→ Try it
An exact reproduction of each record is required.

→ Extracted records
# Amandaynzhou/MMT-PSM

Hardware: AMD Instinct MI355X
Metric: imgs/sec (student+teacher step, 1000x1000, AUG_K=2) (higher is better)
Workload: dtype f32

## Files before the change

### include/mmtpsm.h

```cpp
#ifndef MMTPSM_H
#define MMTPSM_H
#include <stdint.h>
#ifdef __cplusplus
extern "C" {
#endif

#define MMT_EINVAL (-22)

int mmt_version(void);

typedef struct {
  const float* feat[4];
  float* grad_feat[4];
  int H[4];
  int W[4];
  float scale[4];
  int num_levels;
  int N;
  int C;
} mmt_pyramid;

int mmt_roi_align_forward(const mmt_pyramid* pyr , const float* rois, const int32_t* levels,
                          int K, int PH, int PW, int sampling_ratio, float* out, void* stream);
int mmt_roi_align_forward_bf16(const mmt_pyramid* pyr , const float* rois, const int32_t* levels,
// ... 132 lines not shown
} mmt_conv_args;

int mmt_conv_forward(const mmt_conv_args* a , void* stream);
enum { MMT_ENTRY_LIB = 0, MMT_ENTRY_F16 = 1 };
enum { MMT_ASSUME_X = 1, MMT_ASSUME_W = 2, MMT_ASSUME_W_PLANES = 4, MMT_ASSUME_X_PLANES = 8, MMT_ASSUME_F16_SCALARS = 16 };
enum {
  MMT_ROUTE_NONE = 0,
  MMT_ROUTE_FP32 = 1,
  MMT_ROUTE_SPLIT = 2,
  MMT_ROUTE_DMA = 3,
  MMT_ROUTE_DMA_BF16X = 4,
  MMT_ROUTE_ROWS = 5,
  MMT_ROUTE_STRIP = 6,
  MMT_ROUTE_PG = 7,
  MMT_ROUTE_C64 = 8
};
enum { MMT_X_AS_IS = 0, MMT_X_BF16_PLANES = 1, MMT_X_F16_PLANES = 2 };
typedef struct {
  int family;
  int tag;
  int bm, bn;
  int kgroups;
  int panels;
  int ksplit;
  int strip_tw, strip_ksplit, strip_korder;
  int pg_rows, pg_ksplit;
  int wanted;
  int x_form;
  int writes_rb;
  int switches;
} mmt_conv_route_t;
int mmt_conv_route(const mmt_conv_args* a , int entry, int assume, mmt_conv_route_t* out );
enum { MMT_SW_SPLITK = 1, MMT_SW_STRIP = 2, MMT_SW_ROWS = 4, MMT_SW_PG = 8, MMT_SW_C64 = 16, MMT_SW_DIRECT_EPI = 32 };
int mmt_conv_switches(void);
int mmt_set_conv_precision(int mode);
int mmt_amax(const float* x, long n, const float* rowscale, long inner, int rows, float* amax , void* stream);
int mmt_amax_stats(const float* x, long n, float* slot , void* stream);
int mmt_sum_stats(const float* a, const float* b, const float* c, const float* d, float* y, long n,
                  float* slot , void* stream);
int mmt_stats_combine(const float* const* slots , int n, float* out , void* stream);
int mmt_split_planes_f16(const float* x, void* planes, long plane_stride, long n, float scale, const float* amax ,
                         float* scale_out , float* amax_next ,
                         float* zero_slot , void* stream);
int mmt_pack_weight_f16(const float* w, void* planes, long plane_stride, int Cout, int K, float scale, const float* amax,
                        float* scale_out, void* stream);
int mmt_pack_weight_flipped_f16(const float* w, const float* scale, void* planes, long plane_stride, int Cout, int KH, int KW,
                                int Cin, const float* amax, float* scale_out, void* stream);
int mmt_conv3x3_strip_f16x2(const mmt_conv_args* a , const float* s_x , const float* s_w , void* stream);
int mmt_conv_forward_f16x2(const mmt_conv_args* a , const float* x_amax , const float* s_w , void* stream);
int mmt_get_conv_precision(void);
int mmt_stem_fused(const float* x, int N, int H, int W, const float* w_s2d, const void* w_planes, long w_plane_stride,
                   const float* s_w , const float* scale, const float* shift, const float* x_slot , float* y,
                   float* y_slot , void* stream);
int mmt_c64_conv3_fused(const float* x, int N, int H, int W, const float* w2, const void* w2_planes, long w2_plane_stride,
                        const float* s_w2 , const float* scale2, const float* shift2, const float* x_slot ,
                        const float* w3, const void* w3_planes, long w3_plane_stride, const float* s_w3 , const float* scale3,
                        const float* shift3, const float* res, float* out, float* out_slot ,
                        const float* o2_scale , int o2_scale_is_amax, float* o2_amax_next ,
                        float* out_amax_next , const float* w1, const void* w1_planes, long w1_plane_stride,
                        const float* s_w1 , const float* scale1, const float* shift1, const float* out_scale ,
                        float* o1_next, float* o1_next_slot , void* stream);
int mmt_conv_wgrad_planes_splits(const mmt_conv_args* a );
int mmt_conv_wgrad_planes(const mmt_conv_args* a , const float* dy, const void* x_planes, long x_plane_stride,
                          const void* dy_planes, long dy_plane_stride, const float* s_x, const float* s_dy, const float* rowscale,
                          float* dw, float* dbias, float* workspace, void* stream);
typedef struct {
  void* fn;
  long a[16];
} mmt_call;
int mmt_replay(const mmt_call* calls , int n, int* failed_index );
int mmt_split_planes_f16_rb(const float* x, void* planes, long plane_stride, int rows, int W, int C, const float* amax,
                            float* scale_out, void* stream);
typedef struct mmt_wgrad_job {
  mmt_conv_args a;
  const float* dy; const float* rowscale; float* dw; float* dbias;
  const void* x_planes; long x_plane_stride; const void* dy_planes; long dy_plane_stride; const float* s_x; const float* s_dy;
} mmt_wgrad_job;
int mmt_conv_wgrad_group_workspace(const mmt_wgrad_job* jobs , int n, long* floats_out );
int mmt_conv_wgrad_group(const mmt_wgrad_job* jobs , int n, float* workspace, long workspace_floats, void* stream);
int mmt_sum_stats_rb(const float* a, const float* b, const float* c, const float* d, float* y, int rows, int W, int C, float* slot,
                     void* planes, long plane_stride, const float* scale, float* amax_next, void* stream);
int mmt_rb_scales_update(float* state, int n, void* stream);
int mmt_conv_forward_pg(const mmt_conv_args* a , const float* s_x , const float* s_w , int tile_rows,
                        int ksplit, void* stream);
typedef struct { long src_off, dst_off; int Cout, K, unit0, pad; } mmt_pack_desc;
long mmt_packed_weight_elems(int Cout, int K);
int mmt_pack_weight(const float* w, void* planes, long plane_stride, int Cout, int K, void* stream);
int mmt_pack_weight_flipped(const float* w, const float* scale, void* planes, long plane_stride, int Cout, int KH, int KW,
                            int Cin, void* stream);
int mmt_split_planes(const float* x, void* planes, long plane_stride, long n, void* stream);
typedef struct { const float* w; const float* scale; void* dst; long plane_stride; int Cout, KH, KW, Cin, unit0, pad; } mmt_flip_desc;
int mmt_pack_weights_flipped(const mmt_flip_desc* descs , const int* unit_desc , int n_units, void* stream);
int mmt_pack_weights(const float* base, void* planes, long plane_stride, const mmt_pack_desc* descs ,
                     const int* unit_desc , int n_units, void* stream);
int mmt_pack_weights_f16(const float* base, void* planes, long plane_stride, const mmt_pack_desc* descs ,
                         const int* unit_desc , int n_units, int n_descs, float* stat , void* stream);
int mmt_pack_weights_flipped_f16(const mmt_flip_desc* descs , const int* unit_desc , int n_units, int n_descs,
                                 float* stat , void* stream);
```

→ Response
# Amandaynzhou/MMT-PSM

Hardware: AMD Instinct MI355X
Metric: imgs/sec (student+teacher step, 1000x1000, AUG_K=2) (higher is better)
Workload: dtype f32

## Files before the change

### include/mmtpsm.h

```cpp
#ifndef MMTPSM_H
#define MMTPSM_H
#include <stdint.h>
#ifdef __cplusplus
extern "C" {
#endif

#define MMT_EINVAL (-22)

int mmt_version(void);

typedef struct {
  const float* feat[4];
  float* grad_feat[4];
  int H[4];
  int W[4];
  float scale[4];
  int num_levels;
  int N;
  int C;
} mmt_pyramid;

int mmt_roi_align_forward(const mmt_pyramid* pyr , const float* rois, const int32_t* levels,
                          int K, int PH, int PW, int sampling_ratio, float* out, void* stream);
int mmt_roi_align_forward_bf16(const mmt_pyramid* pyr , const float* rois, const int32_t* levels,
// ... 132 lines not shown
} mmt_conv_args;

int mmt_conv_forward(const mmt_conv_args* a , void* stream);
enum { MMT_ENTRY_LIB = 0, MMT_ENTRY_F16 = 1 };
enum { MMT_ASSUME_X = 1, MMT_ASSUME_W = 2, MMT_ASSUME_W_PLANES = 4, MMT_ASSUME_X_PLANES = 8, MMT_ASSUME_F16_SCALARS = 16 };
enum {
  MMT_ROUTE_NONE = 0,
  MMT_ROUTE_FP32 = 1,
  MMT_ROUTE_SPLIT = 2,
  MMT_ROUTE_DMA = 3,
  MMT_ROUTE_DMA_BF16X = 4,
  MMT_ROUTE_ROWS = 5,
  MMT_ROUTE_STRIP = 6,
  MMT_ROUTE_PG = 7,
  MMT_ROUTE_C64 = 8
};
enum { MMT_X_AS_IS = 0, MMT_X_BF16_PLANES = 1, MMT_X_F16_PLANES = 2 };
typedef struct {
  int family;
  int tag;
  int bm, bn;
  int kgroups;
  int panels;
  int ksplit;
  int strip_tw, strip_ksplit, strip_korder;
  int pg_rows, pg_ksplit;
  int wanted;
  int x_form;
  int writes_rb;
  int switches;
} mmt_conv_route_t;
int mmt_conv_route(const mmt_conv_args* a , int entry, int assume, mmt_conv_route_t* out );
enum { MMT_SW_SPLITK = 1, MMT_SW_STRIP = 2, MMT_SW_ROWS = 4, MMT_SW_PG = 8, MMT_SW_C64 = 16, MMT_SW_DIRECT_EPI = 32 };
int mmt_conv_switches(void);
int mmt_set_conv_precision(int mode);
int mmt_amax(const float* x, long n, const float* rowscale, long inner, int rows, float* amax , void* stream);
int mmt_amax_stats(const float* x, long n, float* slot , void* stream);
int mmt_sum_stats(const float* a, const float* b, const float* c, const float* d, float* y, long n,
                  float* slot , void* stream);
int mmt_stats_combine(const float* const* slots , int n, float* out , void* stream);
int mmt_split_planes_f16(const float* x, void* planes, long plane_stride, long n, float scale, const float* amax ,
                         float* scale_out , float* amax_next ,
                         float* zero_slot , void* stream);
int mmt_pack_weight_f16(const float* w, void* planes, long plane_stride, int Cout, int K, float scale, const float* amax,
                        float* scale_out, void* stream);
int mmt_pack_weight_flipped_f16(const float* w, const float* scale, void* planes, long plane_stride, int Cout, int KH, int KW,
                                int Cin, const float* amax, float* scale_out, void* stream);
int mmt_conv3x3_strip_f16x2(const mmt_conv_args* a , const float* s_x , const float* s_w , void* stream);
int mmt_conv_forward_f16x2(const mmt_conv_args* a , const float* x_amax , const float* s_w , void* stream);
int mmt_get_conv_precision(void);
int mmt_stem_fused(const float* x, int N, int H, int W, const float* w_s2d, const void* w_planes, long w_plane_stride,
                   const float* s_w , const float* scale, const float* shift, const float* x_slot , float* y,
                   float* y_slot , void* stream);
int mmt_c64_conv3_fused(const float* x, int N, int H, int W, const float* w2, const void* w2_planes, long w2_plane_stride,
                        const float* s_w2 , const float* scale2, const float* shift2, const float* x_slot ,
                        const float* w3, const void* w3_planes, long w3_plane_stride, const float* s_w3 , const float* scale3,
                        const float* shift3, const float* res, float* out, float* out_slot ,
                        const float* o2_scale , int o2_scale_is_amax, float* o2_amax_next ,
                        float* out_amax_next , const float* w1, const void* w1_planes, long w1_plane_stride,
                        const float* s_w1 , const float* scale1, const float* shift1, const float* out_scale ,
                        float* o1_next, float* o1_next_slot , void* stream);
int mmt_conv_wgrad_planes_splits(const mmt_conv_args* a );
int mmt_conv_wgrad_planes(const mmt_conv_args* a , const float* dy, const void* x_planes, long x_plane_stride,
                          const void* dy_planes, long dy_plane_stride, const float* s_x, const float* s_dy, const float* rowscale,
                          float* dw, float* dbias, float* workspace, void* stream);
typedef struct {
  void* fn;
  long a[16];
} mmt_call;
int mmt_replay(const mmt_call* calls , int n, int* failed_index );
int mmt_split_planes_f16_rb(const float* x, void* planes, long plane_stride, int rows, int W, int C, const float* amax,
                            float* scale_out, void* stream);
typedef struct mmt_wgrad_job {
  mmt_conv_args a;
  const float* dy; const float* rowscale; float* dw; float* dbias;
  const void* x_planes; long x_plane_stride; const void* dy_planes; long dy_plane_stride; const float* s_x; const float* s_dy;
} mmt_wgrad_job;
int mmt_conv_wgrad_group_workspace(const mmt_wgrad_job* jobs , int n, long* floats_out );
int mmt_conv_wgrad_group(const mmt_wgrad_job* jobs , int n, float* workspace, long workspace_floats, void* stream);
int mmt_sum_stats_rb(const float* a, const float* b, const float* c, const float* d, float* y, int rows, int W, int C, float* slot,
                     void* planes, long plane_stride, const float* scale, float* amax_next, void* stream);
int mmt_rb_scales_update(float* state, int n, void* stream);
int mmt_conv_forward_pg(const mmt_conv_args* a , const float* s_x , const float* s_w , int tile_rows,
                        int ksplit, void* stream);
typedef struct { long src_off, dst_off; int Cout, K, unit0, pad; } mmt_pack_desc;
long mmt_packed_weight_elems(int Cout, int K);
int mmt_pack_weight(const float* w, void* planes, long plane_stride, int Cout, int K, void* stream);
int mmt_pack_weight_flipped(const float* w, const float* scale, void* planes, long plane_stride, int Cout, int KH, int KW,
                            int Cin, void* stream);
int mmt_split_planes(const float* x, void* planes, long plane_stride, long n, void* stream);
typedef struct { const float* w; const float* scale; void* dst; long plane_stride; int Cout, KH, KW, Cin, unit0, pad; } mmt_flip_desc;
int mmt_pack_weights_flipped(const mmt_flip_desc* descs , const int* unit_desc , int n_units, void* stream);
int mmt_pack_weights(const float* base, void* planes, long plane_stride, const mmt_pack_desc* descs ,
                     const int* unit_desc , int n_units, void* stream);
int mmt_pack_weights_f16(const float* base, void* planes, long plane_stride, const mmt_pack_desc* descs ,
                         const int* unit_desc , int n_units, int n_descs, float* stat , void* stream);
int mmt_pack_weights_flipped_f16(const mmt_flip_desc* descs , const int* unit_desc , int n_units, int n_descs,
                                 float* stat , void* stream);
```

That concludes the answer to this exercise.